I am actually quite curious how @sinkingsugar got it to work, because I have been trying to get this to work myself and there is SOOOO much broken stuff lol.

ezyang commented 5 years ago

@LearnedLately @marchss I have gotten the static linking to successfully work using -Wl,--whole-archive. I'll put up complete instructions in #21737

RuABraun commented 5 years ago

Same error as @marchss

Looking at the suggestion in 21737 now.

gemfield commented 3 years ago

If you got "PyTorch is not linked with support for cuda devices”, and is using libtorch static library, that is because the cuda registration (C10_REGISTER_GUARD_IMPL(CUDA, CUDAGuardImpl)) is in compile unit CUDAGuardImpl.cpp.o, which will be ar to libc10_cuda.a. make sure use -Wl,--whole-archive on libc10_cuda.a during link phase.

gemfield commented 3 years ago

We have provided a project called libdeepvac, which can work either with shared libtorch or static libtorch library. Check https://github.com/DeepVAC/libdeepvac/blob/master/CMakeLists.txt if you are intresting on building against static pytorch.

VariantXYZ commented 2 years ago

@ezyang ,

I know this is a 2 year old issue, but is there any update on this? Passing whole-archive is a bit of a 'everything and the kitchen sink' solution that isn't really feasible for a lot of cases (just try enabling LTO and seeing how long it takes to work with whole-archive, if it even works in all cases).

Having a list of things to call to make sure initializers are referenced would be perfect, then people could even reduce from that based on what they specifically need.

At any rate, any solution that isn't just whole-archive would be great, I've been trying to mess around with Thin-LTO and the build times are horrendous.

Edit:

Specifically, the issues I'm running into are related to the schemas not being initialized (aten::empty.memory_format can't be found by Dispatcher, and so it throws).

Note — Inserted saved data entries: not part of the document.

Result: faster. 20.91 million (median of 6 runs) (+1.0%).

```diff
diff --git a/mujoco_warp_b200/csrc/k_position.cu b/mujoco_warp_b200/csrc/k_position.cu
--- a/mujoco_warp_b200/csrc/k_position.cu
+++ b/mujoco_warp_b200/csrc/k_position.cu
@@ -370,9 +370,9 @@
   return m.batched ? k_position<32, true> : lpw == 8 ? k_position<8, false> : lpw == 16 ? k_position<16, false> : k_position<32, false>;
 }
 
-size_t smem_position(const ModelDev& m, const DataDev& d) { return team_shape(m, d.wn, pos_layout(m).total, pos_kernel).block_bytes; }
-cudaError_t launch_position(const ModelDev& m, const DataDev& d, int mask, cudaStream_t s) { return team_launch(m, d, pos_layout(m).total, pos_kernel, mask, s); }
+size_t smem_position(const ModelDev& m, const DataDev& d) { return team_shape(m, d.nworld, pos_layout(m).total, pos_kernel, 0).block_bytes; }
+cudaError_t launch_position(const ModelDev& m, const DataDev& d, int mask, cudaStream_t s) { return team_launch(m, d, pos_layout(m).total, pos_kernel, 0, mask, s); }
 cudaError_t resident_worlds_position(const ModelDev& m, const DataDev& d, int* worlds, int* shape) {
   shape[3] = 0;
-  return team_resident_worlds(m, d, pos_layout(m).total, pos_kernel, worlds, shape);
-}
+  return team_resident_worlds(m, d, pos_layout(m).total, pos_kernel, 0, worlds, shape);
+}
diff --git a/mujoco_warp_b200/csrc/k_velocity.cu b/mujoco_warp_b200/csrc/k_velocity.cu
--- a/mujoco_warp_b200/csrc/k_velocity.cu
+++ b/mujoco_warp_b200/csrc/k_velocity.cu
@@ -69,7 +69,7 @@
 }
 
 template <bool PEXT, int LPW, bool BAT>
-__global__ void __launch_bounds__(256)
+__global__ void __launch_bounds__(256, LPW == 16 ? 4 : 2)
 k_velocity(const __grid_constant__ ModelDev mp, const __grid_constant__ DataDev d, int mask) {
   constexpr bool FLUID = false;
   [[maybe_unused]] constexpr FluidDev f{};
@@ -100,14 +100,14 @@
 
 size_t smem_velocity(const ModelDev& m, const DataDev& d, const FluidDev& f) {
   const int words = vel_layout(m).total;
-  return f.has_fluid ? team_shape(m, d.wn, words, vel_kernel_fluid).block_bytes : team_shape(m, d.wn, words, vel_kernel).block_bytes;
+  return f.has_fluid ? team_shape(m, d.nworld, words, vel_kernel_fluid, m.maxtree).block_bytes : team_shape(m, d.nworld, words, vel_kernel, m.maxtree).block_bytes;
 }
 cudaError_t launch_velocity(const ModelDev& m, const DataDev& d, int mask, cudaStream_t s, const FluidDev& f) {
   const int words = vel_layout(m).total;
-  return f.has_fluid ? team_launch(m, d, words, vel_kernel_fluid, mask, s, f) : team_launch(m, d, words, vel_kernel, mask, s);
+  return f.has_fluid ? team_launch(m, d, words, vel_kernel_fluid, m.maxtree, mask, s, f) : team_launch(m, d, words, vel_kernel, m.maxtree, mask, s);
 }
 cudaError_t resident_worlds_velocity(const ModelDev& m, const DataDev& d, int* worlds, int* shape, const FluidDev& f) {
   const int words = vel_layout(m).total;
   shape[3] = f.has_fluid ? 2 : vel_pext(m) ? 1 : 0;
-  return f.has_fluid ? team_resident_worlds(m, d, words, vel_kernel_fluid, worlds, shape) : team_resident_worlds(m, d, words, vel_kernel, worlds, shape);
+  return f.has_fluid ? team_resident_worlds(m, d, words, vel_kernel_fluid, m.maxtree, worlds, shape) : team_resident_worlds(m, d, words, vel_kernel, m.maxtree, worlds, shape);
 }
diff --git a/mujoco_warp_b200/csrc/k_velocity_body.cuh b/mujoco_warp_b200/csrc/k_velocity_body.cuh
--- a/mujoco_warp_b200/csrc/k_velocity_body.cuh
+++ b/mujoco_warp_b200/csrc/k_velocity_body.cuh
@@ -11,21 +11,22 @@
   Stager st;
   st.init(reinterpret_cast<uint64_t*>(S + (size_t)L.total * G), lane);
   const int nv = m.nv, nb = m.nbody, nu = m.nu;
-#define FLD(f, n) (S + (size_t)L.f * G + (size_t)g * (n))
+  const int wgi = T.wg0;
+#define BLK(f, n) (S + (size_t)L.f * G + team_shift<G>(wgi, n))
+#define FLD(f, n) (BLK(f, n) + (size_t)g * (n))
   float *qvel = FLD(qvel, nv), *cdof = FLD(cdof, 6 * nv), *cinert = FLD(cinert, 10 * nb), *cvel = FLD(cvel, 6 * nb), *cdofdot = FLD(cdofdot, 6 * nv),
         *cacc = FLD(cacc, 6 * nb), *cfrc = FLD(cfrc, 6 * nb), *q_passive = FLD(qpas, nv), *q_bias = FLD(qbias, nv), *q_act = FLD(qact, nv),
         *q_smooth = FLD(qsm, nv), *qld = FLD(qld, m.qld_total), *x = FLD(x, nv), *aforce = FLD(af, nu);
   const float* Mw = d.M + (size_t)T.w * m.nC;
-#undef FLD
   const size_t wg = (size_t)T.wg0;
-#define GLOAD(f, field, n) st.load(S + (size_t)L.f * G, d.field + wg * (size_t)(n), nval * (n))
-#define GSTORE(field, f, n) st.store(d.field + wg * (size_t)(n), S + (size_t)L.f * G, nval * (n))
+#define GLOAD(f, field, n) st.load_shifted(BLK(f, n), d.field + wg * (size_t)(n), nval * (n))
+#define GSTORE(field, f, n) st.store_shifted(d.field + wg * (size_t)(n), BLK(f, n), nval * (n))
   const size_t wb = (size_t)T.w;
   const bool v_all = mask & STG_VELOCITY;
 
   GLOAD(qvel, qvel, nv); GLOAD(cdof, cdof, 6 * nv);
   if (v_all || (mask & STG_RNE)) GLOAD(cinert, cinert, 10 * nb);
-  constexpr int MREG = 32;
+  constexpr int MREG = LPW == 16 ? 8 : 32;
   float mreg[MREG];
   const bool fac = mask & (STG_ACCELERATION | STG_FACTOR_ONLY);
 #pragma unroll
@@ -382,3 +383,5 @@
   st.store_wait_read();
 #undef GLOAD
 #undef GSTORE
+#undef FLD
+#undef BLK
diff --git a/mujoco_warp_b200/csrc/mjb_team.cuh b/mujoco_warp_b200/csrc/mjb_team.cuh
--- a/mujoco_warp_b200/csrc/mjb_team.cuh
+++ b/mujoco_warp_b200/csrc/mjb_team.cuh
@@ -28,6 +28,13 @@
 
 __device__ __forceinline__ uint32_t smem_u32(const void* p) { return (uint32_t)__cvta_generic_to_shared(p); }
 
+template <int G>
+__device__ __forceinline__ int team_shift(int wg0, int n) {
+  if (G != 2) return 0;
+  const int h = (int)(((size_t)wg0 * (size_t)n) & 3u);
+  return ((h + G * n + 3) & ~3) <= G * ((n + 3) & ~3) ? h : 0;
+}
+
 struct Stager {
   uint64_t* bar;
   uint32_t phase;
@@ -45,6 +52,9 @@
   static __device__ __forceinline__ bool bulk_ok(const void* g, const void* s, int nfloats) {
     return (((uintptr_t)g | (uintptr_t)smem_u32(s)) & 15u) == 0 && (nfloats & 3) == 0 && nfloats > 0;
   }
+  static __device__ __forceinline__ bool congruent(const void* g, const void* s) {
+    return ((uintptr_t)g & 3u) == 0 && (((uintptr_t)g - smem_u32(s)) & 15u) == 0;
+  }
   __device__ __forceinline__ void load(float* s, const float* g, int n) {
     if (bulk_ok(g, s, n)) {
       if (lane == 0) {
@@ -59,6 +69,32 @@
       for (int i = lane; i < n; i += 32) s[i] = g[i];
     }
   }
+  __device__ __forceinline__ void store(float* g, const float* s, int n) {
+    if (bulk_ok(g, s, n)) {
+      if (lane == 0) {
+        asm volatile("cp.async.bulk.global.shared::cta.bulk_group [%0], [%1], %2;" ::"l"(g), "r"(smem_u32(s)), "r"((uint32_t)n * 4u) : "memory");
+        pending_store = true;
+      }
+    } else {
+#pragma unroll 1
+      for (int i = lane; i < n; i += 32) g[i] = s[i];
+    }
+  }
+  __device__ __forceinline__ void load_shifted(float* s, const float* g, int n) {
+    if (n > 0 && congruent(g, s)) {
+      if (lane == 0) {
+        const int h = (int)(((uintptr_t)g >> 2) & 3u);
+        const uint32_t bytes = (uint32_t)((h + n + 3) & ~3) * 4u;
+        asm volatile("mbarrier.expect_tx.relaxed.cta.shared::cta.b64 [%0], %1;" ::"r"(smem_u32(bar)), "r"(bytes) : "memory");
+        asm volatile("cp.async.bulk.shared::cluster.global.mbarrier::complete_tx::bytes [%0], [%1], %2, [%3];" ::"r"(smem_u32(s - h)), "l"(g - h),
+                     "r"(bytes), "r"(smem_u32(bar))
+                     : "memory");
+      }
+    } else {
+#pragma unroll 1
+      for (int i = lane; i < n; i += 32) s[i] = g[i];
+    }
+  }
   __device__ __forceinline__ void load_wait() {
     if (lane == 0) asm volatile("mbarrier.arrive.shared::cta.b64 _, [%0];" ::"r"(smem_u32(bar)) : "memory");
     uint32_t ok = 0;
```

ezyang commented 2 years ago

There's no update. I think I'd be amenable to a patchset that maintains the list of initializers. We'd need one per object file that has static initializer in it, but there aren't that many, so I think it would be feasible to maintain by hand. Do you think you'd be able to roll up your sleeves and help? I'd be able to advise the most obvious spots that have to get loaded.

VariantXYZ commented 2 years ago

Sure, what exactly did you have in mind? Just a raw list?

To start, I see all the TORCH_LIBRARY_IMPL stuff, but I’ve been trying to pin down what exactly sets up the dispatcher table for running scripted models.

ezyang commented 2 years ago

I was thinking we'd stick special "keep alive" symbols in each file with a regular naming convention, and then have a single mega function that calls all of them for the library.

For TS registry, you probably want the torch/csrc/jit/runtime/register_ files

VariantXYZ commented 2 years ago

@ezyang ,

Sorry for the delay on this, I've started working on it and there's a few things I've noticed.

In a simple application that loads TorchScript, there is a need to reload the schema, as literally nothing seems to exist when linking and enabling dead-stripping. To that end, I've had to create a separate object that I mark as --whole-archive that does registration to call TORCH_LIBRARY for 'aten' (based on the built RegisterSchema.cpp). I'm not sure if there's a better way to do this, but this is still preferable since it effectively is just including only the static constructors necessary instead of all of libtorch.

However, doing this also means I need to redeclare implementations with TORCH_LIBRARY_IMPL, as nothing in BackendSelect seems to stick, and there does not seem to be a convenient way to do this. I've been copying implementation details for wrappers RegisterCPU or directly pulling them from at::native.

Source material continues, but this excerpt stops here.